# Opinion sobre los altavoces que quiero



## Selkir (Abr 3, 2008)

Hola a todos!
Quiero renovarme los altavoces del Pc, pero quiero hacermelos yo mismo.

Aqui os dejo algunos modelos para que me digais vuestra opinión.

Tambien tengo una pregunta, ¿necesitaria poner un subwoofer para tener mas refuerzo en los bajos? la verdad esque me gustan bastante las notas grabes jeje

Muchas gracias.


----------



## DJ DRACO (Abr 3, 2008)

La cuestión aqui es la siguiente: qures cambiar los bafles de la pc por otros hechos por vos, pero utilizando que tipo de amplificador? porque los parlantes de la pc tiene un pequeño amplificador dentro hecho con un tda que no tira mas de 2W, entonces, si quieres q suene bien y sobre todo, que truenen bien las notas de frecuencias graves deberas armarte un amplificador. parlantes hay millones y todos diferentes, yo siempre uso y recomiendo parlantes de carton, los mas crotos viste, de una sola via, nada de parlante de 2 o mas vias de esos q arruinan el cono y mezclan todos los sonidos. y de un diámetro que t sirva para el pc, en tu caso pueden ser de 6" y media o de 6 x 9. y le agregas un tweeter si queres.


----------



## Selkir (Abr 3, 2008)

La cuestión es que no me importa mucho como hacerlos. Prefiero que la potencia este fuera de los altavoces.

Eso de poner altavoces de una solo via si que lo habia pensado, pero no se.

Si tu tienes algún modelo para mostrarme te lo agradeceria mucho.


----------



## tecnicdeso (Abr 5, 2008)

Selkir, hay muchos hilos que hablan de ello. Tambien puedes buscar por la red, lo único que debes tener en cuenta es el blindaje magnetico, para evitar influir en el monitor si es de tubo.

De todos modos, debes realizar unos altavoces que no tengan mucha sensibilidad, y que tengan una respuesta muy plana.

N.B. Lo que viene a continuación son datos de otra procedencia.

+def do_list(path):
+    sys.path.insert(0, ".")
+    from bench import make_cfg
+    from spr_pick_amd import Denoiser, graph_step, synthetic
+    L = _lib.lib()
+    calls = []
+
+    def wrap(name, igeom):
+        real = getattr(L, name)
+
+        def f(*a):
+            rc = real(*a)
+            g = a[igeom]._obj
+            calls.append({"geom": [int(getattr(g, k)) for k in GEOM],
+                          "aligned16": [(ctypes.cast(p, ctypes.c_void_p).value or 0) % 16 == 0 for p in a[:3]],
+                          "record": last_record(L)})
+            return rc
+        setattr(L, name, f)
+
+    wrap("sprk_conv2d_bwd_weight", 4)
+    wrap("sprk_conv2d_bwd_weight_partial", 4)
+    dev = torch.device("cuda:0")
+    torch.manual_seed(0)
+    den = Denoiser(make_cfg(), device=dev, mode="joint")
+    den.train()
+    st = graph_step.GraphedTrainStep(den, 32, 64, 0.75, 0.01, graph=False)
+    inp, tgt = synthetic.patch_batches(1, 32, [synthetic.micrograph(i) for i in range(2)], seed=100, device=dev)[0]
+    st(inp, tgt, eager=True)
+    torch.cuda.synchronize()
+    calls.clear()
+    st(inp, tgt, eager=True)
+    torch.cuda.synchronize()
+    json.dump({"geom_fields": GEOM, "calls": calls}, open(path, "w"), indent=0)
+    for i, c in enumerate(calls):
+        g, r = dict(zip(GEOM, c["geom"])), c["record"]
+        print("%3d N%4d C%3d+%3d %3dx%-3d up%d -> %3d k%d s%d d%d pad %d,%d  stage %d IT %d NT %d WJ %d MODE %d chunks %d groups %d c2 %d tiles %d" % (
+            i, g["N"], g["C1"], g["C2"], g["Hin"], g["Win"], g["up1"], g["Cout"], g["KH"], g["stride"], g["dil"], g["pad_top"],
+            g["pad_left"], r[0], r[1], r[2], r[3], r[4], r[10], r[11], r[13], r[14]))
+
+
+def do_run(path, reps, only):
+    L, S, dev = _lib.lib(), torch.ops.sprk, torch.device("cuda:0")
+    have = "sprk_wgrad3x3_enable" in _lib.EXPORTS
+    calls = [c for c in json.load(open(path))["calls"]
+             if c["record"][0] == 5 and c["record"][4] == 2 and c["geom"][9] == 3 and c["geom"][10] == 3]
+    seen, uniq = set(), []
+    for c in calls:
+        if tuple(c["geom"]) not in seen:
+            seen.add(tuple(c["geom"]))
+            uniq.append(c)
+    gen = torch.Generator().manual_seed(1)
+    for i, c in enumerate(uniq):
+        if only and i not in only:
+            continue
+        g = dict(zip(GEOM, c["geom"]))
+        x = torch.randn(g["N"], g["C1"], g["Hin"], g["Win"], generator=gen).to(dev)
+        x2 = torch.randn(g["N"], g["C2"], g["Hin"], g["Win"], generator=gen).to(dev) if g["C2"] else None
+        gy = torch.randn(g["N"], g["Cout"], g["Hout"], g["Wout"], generator=gen).to(dev)
+        gw = torch.empty(g["Cout"], g["C1"] + g["C2"], 3, 3, device=dev)
+        geom = [g[k] for k in GEOM]
+        res = {}
+        for on in ((0, 1) if have else (None,)):
+            if on is not None:
+                L.sprk_wgrad3x3_enable(on)
+            ts = []
+            for _ in range(reps):
+                a, b = torch.cuda.Event(enable_timing=True), torch.cuda.Event(enable_timing=True)
+                a.record()
+                S.conv2d_bwd_weight(x, x2, gy, geom, gw, False)
+                b.record()
+                torch.cuda.synchronize()
+                ts.append(a.elapsed_time(b) * 1e3)
+            res[on] = gw.clone()
+            r = last_record(L)
+            print("CALL %d switch %s N %d C %d+%d %dx%d -> %d pad %d,%d  stage %d IT %d NT %d chunks %d groups %d tiles %d  "
+                  "median %.1f us min %.1f (reduction included; %.1f TF)" % (
+                      i, on, g["N"], g["C1"], g["C2"], g["Hin"], g["Win"], g["Cout"], g["pad_top"], g["pad_left"], r[0], r[1],
+                      r[2], r[10], r[11], r[14], statistics.median(ts), min(ts),
+                      18.0 * g["N"] * g["Hout"] * g["Wout"] * (g["C1"] + g["C2"]) * g["Cout"] / statistics.median(ts) * 1e-6),
+                  flush=True)
+        if have:
+            print("    on == off: %s" % torch.equal(res[0].view(torch.int32), res[1].view(torch.int32)), flush=True)
+        del x, x2, gy, gw, res
+        torch.cuda.empty_cache()
+
+
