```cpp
template <int EPI, typename CFG>
int launch_cfg_parts(NtParams p, hipStream_t s) {
  if constexpr (CFG::LDS_BYTES > 48 * 1024) {
    static VsOnce attr_done{false};
    if (int rc = ensure_lds(gemm_nt_kernel<EPI, CFG>, CFG::LDS_BYTES, attr_done, "gemm_nt")) return rc;
  }
  p.tiles_m = (int)ceil_div64(p.M, CFG::BM);
  p.tiles_n = (int)ceil_div64(p.N, CFG::BN);
  const int want = (int)((2 * 1024 * 1024) / ((long long)CFG::BN * p.K * p.esz));
  static VsEnvInt group_env;
  const int group_knob = group_env.get("VITSSL_NT_GROUPN", 0);
  if (group_knob > 0) p.group_n = group_knob < p.tiles_n ? group_knob : p.tiles_n;
  else if (p.tiles_n <= 4) p.group_n = p.tiles_n;
  else if (want <= 2) p.group_n = 2;
  else if (p.tiles_n % 6 == 0 && want >= 6) p.group_n = 6;
  else if (p.tiles_n % 4 == 0) p.group_n = 4;
  else if (p.tiles_n % 3 == 0) p.group_n = 3;
  else p.group_n = want < 4 ? want : 4;
  if (p.esz == 1) {
    if ((p.N & 7) != 0) {
      vitssl_set_error("gemm_fp8_nt: N=%d must be a multiple of 8", p.N);
      return VITSSL_ERR_ARG;
    }
    if constexpr (CFG::WAVES == 8 && CFG::BK == 64 && nt_epi(EPI).fp8) {
      return launch_pp<EPI, CFG, true>(p, s);
    } else {
      vitssl_set_error("gemm_fp8_nt: epilogue %d / tile configuration not built for fp8 operands", EPI);
      return VITSSL_ERR_ARG;
    }
  }
  if constexpr (CFG::WAVES == 8 && CFG::BK == 64 && EPI != EPI_F32_SPLITK) {
    if (p.k_chunk == 0 && (p.N & 7) == 0) return launch_pp<EPI, CFG>(p, s);
  }
  static VsEnvInt persist_env;
// ... 44 lines not shown
  p.colsum = vs_sum_parts(p.workspace, p.workspace_floats, (long long)groups * p.N, p.M, p.N, "gemm_nt column sums");
  if (!p.colsum) return VITSSL_ERR_ARG;
  const int rc = launch_cfg_parts<EPI, CFG>(p, s);
  if (rc != VITSSL_OK) return rc;
  return vs_reduce_parts(colsum, p.colsum, groups, p.N, p.N, s);
}

template <int EPI>
int launch_nt(const NtParams& p, hipStream_t s) {
  if constexpr (EPI == VITSSL_EPI_F32) {
    if (!p.colsum && p.esz == 2) {
      bool done = false;
      const int rc = launch_splitk_f32(p, s, &done);
      if (rc != VITSSL_OK || done) return rc;
    }
  }
  const int mode = p.esz == 1 ? 0 : nt_tile_override();
  if (mode == 1) return launch_cfg<EPI, NtBig>(p, s);
  if (mode == 2) return launch_cfg<EPI, NtSmall>(p, s);
  if (mode == 3) return launch_cfg<EPI, NtBig192>(p, s);
  if (mode == 4) return launch_cfg<EPI, NtBig224>(p, s);
  const long long big_tiles = ceil_div64(p.M, 256) * ceil_div64(p.N, 256);
  if (big_tiles < 64 && p.esz == 2) return launch_cfg<EPI, NtSmall>(p, s);
  const long long slots = cu_count();
  const long long tn = ceil_div64(p.N, 256);
  const double c256 = (double)ceil_div64(ceil_div64(p.M, 256) * tn, slots);
  const double c224 = 0.90 * (double)ceil_div64(ceil_div64(p.M, 224) * tn, slots);
  const double c192 = 0.78 * (double)ceil_div64(ceil_div64(p.M, 192) * tn, slots);
  double best = c256;
  if (c192 < 0.9 * c256 && c192 <= c224) best = c192;
  else if (c224 < 0.95 * c256) best = c224;
  if (best == c192 && best != c256) return launch_cfg<EPI, NtBig192>(p, s);
  if (best == c224 && best != c256) return launch_cfg<EPI, NtBig224>(p, s);
  return launch_cfg<EPI, NtBig>(p, s);
}

}

#ifdef VITSSL_NT_STAMPS
static unsigned long long* g_nt_stamps = nullptr;
extern "C" void vitssl_debug_nt_stamps(void* buf) { g_nt_stamps = (unsigned long long*)buf; }
#endif

static NtEpiFacts caller_epi(int epi) { return nt_epi(epi >= EPI_F32_SPLITK ? -1 : epi); }

static int check_rowscale(const char* who, const vitssl_rowscale_t* rows, int64_t M) {
  VS_CHECK_ARG(rows->scale && rows->groups > 0 && rows->rows_per_group > 0, "%s: row scales need scale, groups > 0 and rows_per_group > 0", who);
  VS_CHECK_ARG(rows->groups * (int64_t)rows->rows_per_group == M, "%s: groups (%lld) * rows_per_group (%d) must equal M (%lld)", who,
               (long long)rows->groups, rows->rows_per_group, (long long)M);
  return VITSSL_OK;
}

static int gemm_nt_entry(const vitssl_gemm_t* g, int esz, const vitssl_fp8_gemm_t* q, void* stream, const vitssl_rowscale_t* rows = nullptr,
                         const vitssl_colscale_t* cols = nullptr, void* branch = nullptr) {
  const char* who = cols ? "gemm_nt_ls" : rows ? "gemm_nt_rows" : esz == 1 ? "gemm_fp8_nt" : "gemm_nt";
  VS_CHECK_ARG(g && g->A && g->B && (g->out0 || (esz == 1 && caller_epi(g->epilogue).q8_of == 0 && q && q->out_fp8)), "%s: null operand", who);
  VS_CHECK_ARG(g->M > 0 && g->N > 0 && g->K > 0, "%s: empty problem M=%lld N=%d K=%d", who, (long long)g->M, g->N, g->K);
  VS_CHECK_ARG(g->K % (128 / esz) == 0, "%s: K=%d must be a multiple of %d", who, g->K, 128 / esz);
  VS_CHECK_ARG(g->N % 4 == 0, "%s: N=%d must be a multiple of 4", who, g->N);
  VS_CHECK_ARG(g->N <= (1 << 20), "%s: N=%d exceeds 2^20 (epilogue windows use 32-bit byte offsets)", who, g->N);
  VS_CHECK_ARG((unsigned long long)g->M * g->K * (unsigned)esz < (1ull << 31) && (unsigned long long)g->N * g->K * (unsigned)esz < (1ull << 31),
               "%s: operand larger than 2 GiB (M=%lld N=%d K=%d)", who, (long long)g->M, g->N, g->K);
  NtParams p{(const bf16_t*)g->A, (const bf16_t*)g->B, g->M, g->N, g->K, g->bias, g->aux, g->out0, g->out1, g->colsum, g->workspace,
             g->workspace_floats, make_drop_key(g->drop)};
  p.drop_on = p.dk.thr != 0;
  p.embed = g->embed;
  p.esz = esz;
  if (q) {
    p.alpha = q->alpha;
    p.alpha2 = q->alpha2;
    p.out2 = q->out_fp8;
    p.qscale = q->out_scale;
    p.qamax = q->out_amax;
  }
  p.rows_per_group = 1;
#ifdef VITSSL_NT_STAMPS
  p.stamps = g_nt_stamps;
#endif
  hipStream_t s = (hipStream_t)stream;
  VS_CHECK_ARG(!g->colsum || caller_epi(g->epilogue).colsum, "%s: column sums are built for the BF16 / F32 / DGELU epilogues only", who);
  VS_CHECK_ARG(!p.drop_on || (unsigned long long)g->M * (unsigned long long)g->N < (1ull << 34),
               "%s: dropout over %lld x %d elements: the stream's group counter is 32 bits (M * N < 2^34)", who, (long long)g->M, g->N);
  if (rows || cols) {
    VS_CHECK_ARG(g->epilogue == VITSSL_EPI_RESID, "%s: %s scales are built for VITSSL_EPI_RESID only, got epilogue %d", who,
                 cols ? "column" : "row", g->epilogue);
    VS_CHECK_ARG(g->aux, "%s: EPI_RESID needs aux (residual)", who);
    if (cols) {
      VS_CHECK_ARG(cols->gamma, "%s: null gamma", who);
      VS_CHECK_ARG(cols->cols == g->N, "%s: cols (%d) must equal N (%d)", who, cols->cols, g->N);
    }
    if (rows) {
      if (int rc = check_rowscale(who, rows, g->M)) return rc;
      p.rowscale = rows->scale;
      p.rows_per_group = (unsigned)rows->rows_per_group;
    }
    if (!cols) return launch_nt<EPI_RESID_ROWS>(p, s);
    p.colscale = cols->gamma;
    p.out1 = branch;
    return launch_nt<EPI_RESID_LS>(p, s);
  }
  switch (g->epilogue) {
    case VITSSL_EPI_BF16: return launch_nt<VITSSL_EPI_BF16>(p, s);
    case VITSSL_EPI_F32: return launch_nt<VITSSL_EPI_F32>(p, s);
    case VITSSL_EPI_GELU:
      VS_CHECK_ARG(g->out1 || p.out2, "%s: EPI_GELU needs out1 (or, with fp8 operands, out_fp8)", who);
      return launch_nt<VITSSL_EPI_GELU>(p, s);
    case VITSSL_EPI_RESID:
      VS_CHECK_ARG(g->aux, "%s: EPI_RESID needs aux (residual)", who);
      return launch_nt<VITSSL_EPI_RESID>(p, s);
    case VITSSL_EPI_DGELU:
      VS_CHECK_ARG(g->aux, "%s: EPI_DGELU needs aux (pre-activation)", who);
      return launch_nt<VITSSL_EPI_DGELU>(p, s);
    case VITSSL_EPI_EMBED:
      VS_CHECK_ARG(g->embed.pos && g->embed.tokens > 0 && g->embed.out_tokens >= g->embed.tokens + g->embed.tok_offset,
                   "%s: EPI_EMBED needs pos/tokens", who);
      VS_CHECK_ARG(!g->embed.mask || g->embed.mask_token, "%s: EPI_EMBED mask without mask_token", who);
      return launch_nt<VITSSL_EPI_EMBED>(p, s);
    default:
      vitssl_set_error("%s: unknown epilogue %d", who, g->epilogue);
      return VITSSL_ERR_ARG;
  }
}

extern "C" int vitssl_gemm_bf16_nt(const vitssl_gemm_t* g, void* stream) { return gemm_nt_entry(g, 2, nullptr, stream); }

extern "C" int vitssl_gemm_bf16_nt_rows(const vitssl_gemm_t* g, const vitssl_rowscale_t* rows, void* stream) {
  VS_CHECK_ARG(rows, "gemm_nt_rows: null row scales (vitssl_gemm_bf16_nt is the launch without them)");
  return gemm_nt_entry(g, 2, nullptr, stream, rows);
}

extern "C" int vitssl_gemm_bf16_nt_ls(const vitssl_gemm_t* g, const vitssl_colscale_t* cols, const vitssl_rowscale_t* rows,
                                      void* branch_bf16, void* stream) {
  VS_CHECK_ARG(cols, "gemm_nt_ls: null column scales (vitssl_gemm_bf16_nt / vitssl_gemm_bf16_nt_rows are the launches without them)");
  return gemm_nt_entry(g, 2, nullptr, stream, rows, cols, branch_bf16);
}

extern "C" int vitssl_gemm_fp8_nt(const vitssl_gemm_t* g, const vitssl_fp8_gemm_t* q, void* stream) {
  VS_CHECK_ARG(g && caller_epi(g->epilogue).fp8, "gemm_fp8_nt: fp8 operands are built for the BF16 / F32 / GELU / RESID / DGELU epilogues");
  VS_CHECK_ARG(!(q && q->out_fp8) || caller_epi(g->epilogue).q8_of >= 0, "gemm_fp8_nt: out_fp8 belongs to EPI_GELU / EPI_DGELU");
  return gemm_nt_entry(g, 1, q, stream);
}
```

### vit-ssl_amd/csrc/layernorm.hip

```cpp
#include "../../include/vitssl_droppath.h"
#include "../../include/vitssl_layerscale.h"
#include "common.h"

namespace {

constexpr int LN_THREADS = 256;

template <int V, bool Q8 = false>
__global__ __launch_bounds__(LN_THREADS) void ln_fwd_kernel(const float* __restrict__ x, const float* __restrict__ gamma,
                                                            const float* __restrict__ beta, bf16_t* __restrict__ y,
                                                            float* __restrict__ mean, float* __restrict__ rstd,
                                                            long long rows, int cols, float eps, unsigned char* __restrict__ y8 = nullptr) {
  const int lane = threadIdx.x & 63;
  const int wave = threadIdx.x >> 6;
  const int c4n = cols >> 2;
  f32x4 g[V], b[V];
#pragma unroll
  for (int v = 0; v < V; ++v) {
    const int c4 = lane + 64 * v;
    if (c4 < c4n) {
      g[v] = *(const f32x4*)(gamma + 4 * c4);
      b[v] = *(const f32x4*)(beta + 4 * c4);
    }
  }
  const float inv = 1.0f / (float)cols;
  const long long row_step = (long long)gridDim.x * 4;
  f32x4 nxt[V];
  auto fetch = [&](long long row) {
    if (row >= rows) return;
#pragma unroll
    for (int v = 0; v < V; ++v) {
      const int c4 = lane + 64 * v;
      if (c4 < c4n) nxt[v] = *(const f32x4*)(x + row * cols + 4 * c4);
    }
  };
  fetch((long long)blockIdx.x * 4 + wave);
  for (long long row = (long long)blockIdx.x * 4 + wave; row < rows; row += row_step) {
    f32x4 xv[V];
    float s = 0.f;
#pragma unroll
    for (int v = 0; v < V; ++v) {
      const int c4 = lane + 64 * v;
      if (c4 < c4n) {
        xv[v] = nxt[v];
        s += xv[v][0] + xv[v][1] + xv[v][2] + xv[v][3];
      }
    }
    fetch(row + row_step);
    const float mu = wave_sum(s) * inv;
    float ss = 0.f;
#pragma unroll
    for (int v = 0; v < V; ++v) {
      const int c4 = lane + 64 * v;
      if (c4 < c4n) {
        xv[v] -= mu;
        ss += xv[v][0] * xv[v][0] + xv[v][1] * xv[v][1] + xv[v][2] * xv[v][2] + xv[v][3] * xv[v][3];
      }
    }
    const float rs = rsqrtf(wave_sum(ss) * inv + eps);
    if (lane == 0) {
      mean[row] = mu;
      rstd[row] = rs;
    }
    bf16_t* yr = y + row * cols;
#pragma unroll
    for (int v = 0; v < V; ++v) {
      const int c4 = lane + 64 * v;
      if (c4 < c4n) {
        const f32x4 o = xv[v] * rs * g[v] + b[v];
        if (!Q8 || y) {
          u32x2 w = {pack_bf2(o[0], o[1]), pack_bf2(o[2], o[3])};
          *(u32x2*)(yr + 4 * c4) = w;
        }
        if constexpr (Q8) *(unsigned*)(y8 + row * cols + 4 * c4) = pack_fp8x4(o[0], o[1], o[2], o[3]);
      }
    }
  }
}

constexpr int ln_bwd_blocks(int V, bool has_ln, bool has_cs) {
  if (!has_ln) return (V <= 2 || (V == 3 && !has_cs)) ? 4 : (V <= 4 ? 3 : 1);
  return V <= 1 ? 4 : (V == 2 ? (has_cs ? 3 : 4) : (V == 3 ? (has_cs ? 2 : 3) : (V == 4 ? 2 : 1)));
}

struct LnLsArgs {
  const float* gamma;
  const bf16_t* branch;
  float* dls;
};
__device__ __forceinline__ const LnLsArgs& ln_first(const LnLsArgs& a) { return a; }
constexpr int ln_bwd_ls_blocks(int V, bool has_ln) { return has_ln && V == 4 ? 1 : ln_bwd_blocks(V, has_ln, true); }
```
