int svla_ppo_lag_loss_fwd_bwd_f32(const float* logits, const float* values, const int64_t* actions, const float* old_logp,
                                  const float* adv, const float* c_adv, const float* returns, const float* old_values,
                                  int rows, int A, float lam, float clip, float value_coef, float action_w, float ent_coef,
                                  int use_clipped_value, float inv_n, float* dlogits, float* dvalues, double* sums,
                                  void* stream);
int svla_value_mse_fwd_bwd_f32(const float* values, const float* returns, const float* old_values, float clip, int rows, float coef,
                               float inv_n, float* dvalues, double* sums, void* stream);
int svla_hlgauss_fwd_bwd_f32(const float* logits, const float* target, const float* dvalue, int rows, int NB, float vmin, float vmax,
                             float sigma, float coef, float inv_n, float* values_out, float* dlogits, double* sums, void* stream);
int svla_ce_loss_fwd_bwd_f32(const float* logits, const long* target, int rows, int A, long ignore_index, const float* n_valid,
                             float* dlogits, double* sums, void* stream);

int svla_small_linear_fwd_f32(const float* x, const float* W, const float* bias, int rows, int N, int D, int T, int B,
                              float* out, void* stream);
int svla_small_linear_bwd_f32(const float* x, const float* W, const float* dout, int rows, int N, int D, int T, int B,
                              int accumulate_dx, float* dx, float* dW, float* db, void* stream);

int svla_norm_fwd_bf16(const svla_bf16* x, int xG, int xGS, int xOFF, const float* gamma, const float* beta, float eps, int rows,
                       int D, int rms, int relu, const float* tok, int tok_group, svla_bf16* y, int yG, int yGS, int yOFF,
                       float* mean, float* rstd, void* stream);
int svla_norm_bwd_bf16(const svla_bf16* dy, int dyG, int dyGS, int dyOFF, const svla_bf16* x, int xG, int xGS, int xOFF,
                       const float* gamma, const float* beta, const float* mean, const float* rstd, int rows, int D, int rms,
                       int relu, int tok_group, const svla_bf16* dres, svla_bf16* dx, int dxG, int dxGS, int dxOFF, float* dgamma,
                       float* dbeta, float* dtok, svla_bf16* dx_drop, const svla_dropout* drop, void* stream);

#define SVLA_RELU_BITS_BYTES(M, N) ((((long)(M) + 31) / 32) * 32 * ((long)(N) / 8))
int svla_gemm_nt_bf16(const svla_bf16* A, long lda, const svla_bf16* B, long ldb, const float* bias, const svla_bf16* residual,
                      long ldr, const svla_bf16* relu_mask, long ldm, void* C, long ldc, int M, int N, int K, int act,
                      int out_f32, float alpha, unsigned char* relu_bits_out, const unsigned char* relu_bits,
                      const svla_dropout* drop, void* stream);
int svla_gemm_force_small_tile(int on);
int svla_gemm_nt_rmsa_bf16(const svla_bf16* A, long lda, const svla_bf16* B, long ldb, const float* bias, const svla_bf16* residual, long ldr,
                           void* C, long ldc, int M, int N, int K, int act, float eps, const svla_dropout* drop, void* stream);
int svla_gemm_last_kernel(char* name, int cap, int* mnk);
int svla_asm_launch_raw(const char* name, const void* kernarg, int kernarg_bytes, int grid, int block, void* stream);
int svla_gemm_tn_f32acc(const svla_bf16* dY, long ldy, const svla_bf16* X, long ldx, float* dW, long ldw, float* db, int M, int N,
                        int K, void* stream);
int svla_colsum_bf16(const svla_bf16* dY, long ldy, int M, int N, int row_stride, float* db, void* stream);

int svla_gemm_f32(const float* A, long sam, long sak, const float* B, long sbn, long sbk, const float* bias, const float* residual,
                  long ldr, const float* mask, long ldm, float* C, long ldc, int M, int N, int K, int act, int accumulate, float alpha,
                  const svla_dropout* drop, void* stream);
int svla_colsum_f32(const float* X, long ldx, int M, int N, int row_stride, float* out, void* stream);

Si realizas unos altavoces con transductores con una sensibilidad alta, te serán molestos cuando estés en el ordenador. Cuidado, no se te ocurra poner tweeters, supertweeters o los famosillos "tweeters de bala".  Utiliza un 5" filtrado hasta 6Khz, y, para escritorio, un tweeter de cúpula de seda atenuado unos 10 dB. Una cajita con bass reflex bien calculado te va a sonar estupendamente.  También sería muy útil biamplificar los altavoces, realizando un pequeño crossover activo, y con un amplificador de 10W, para graves y unos 4W para tweeters sería mas que suficiente. De esta forma podrías ajustar las frecuencias de corte al punto y los tweeters podrías atenuarlos a tu antojo, evitando resistencias, condensadores y elementos que lo único que hacen es desfasar y colorear el sonido.


----------



## DJ DRACO (Abr 20, 2008)

Yo creo que para lo que necesita nuestro amigo no debe hacerse tanto problema colocando parlantes y filtrando las frecuencias en vez de usar tweeter y esas cosas. a menos que quiera tener un buen equipo de sonido, ya de unos 50w+50w o mas con bafles de fenolico forrados con los parlantes de medias y bajas frecuencias y algun tweeter dando vueltas...lo q necesita es un par de bafles de 4" por no mas de 20W q suenen.


----------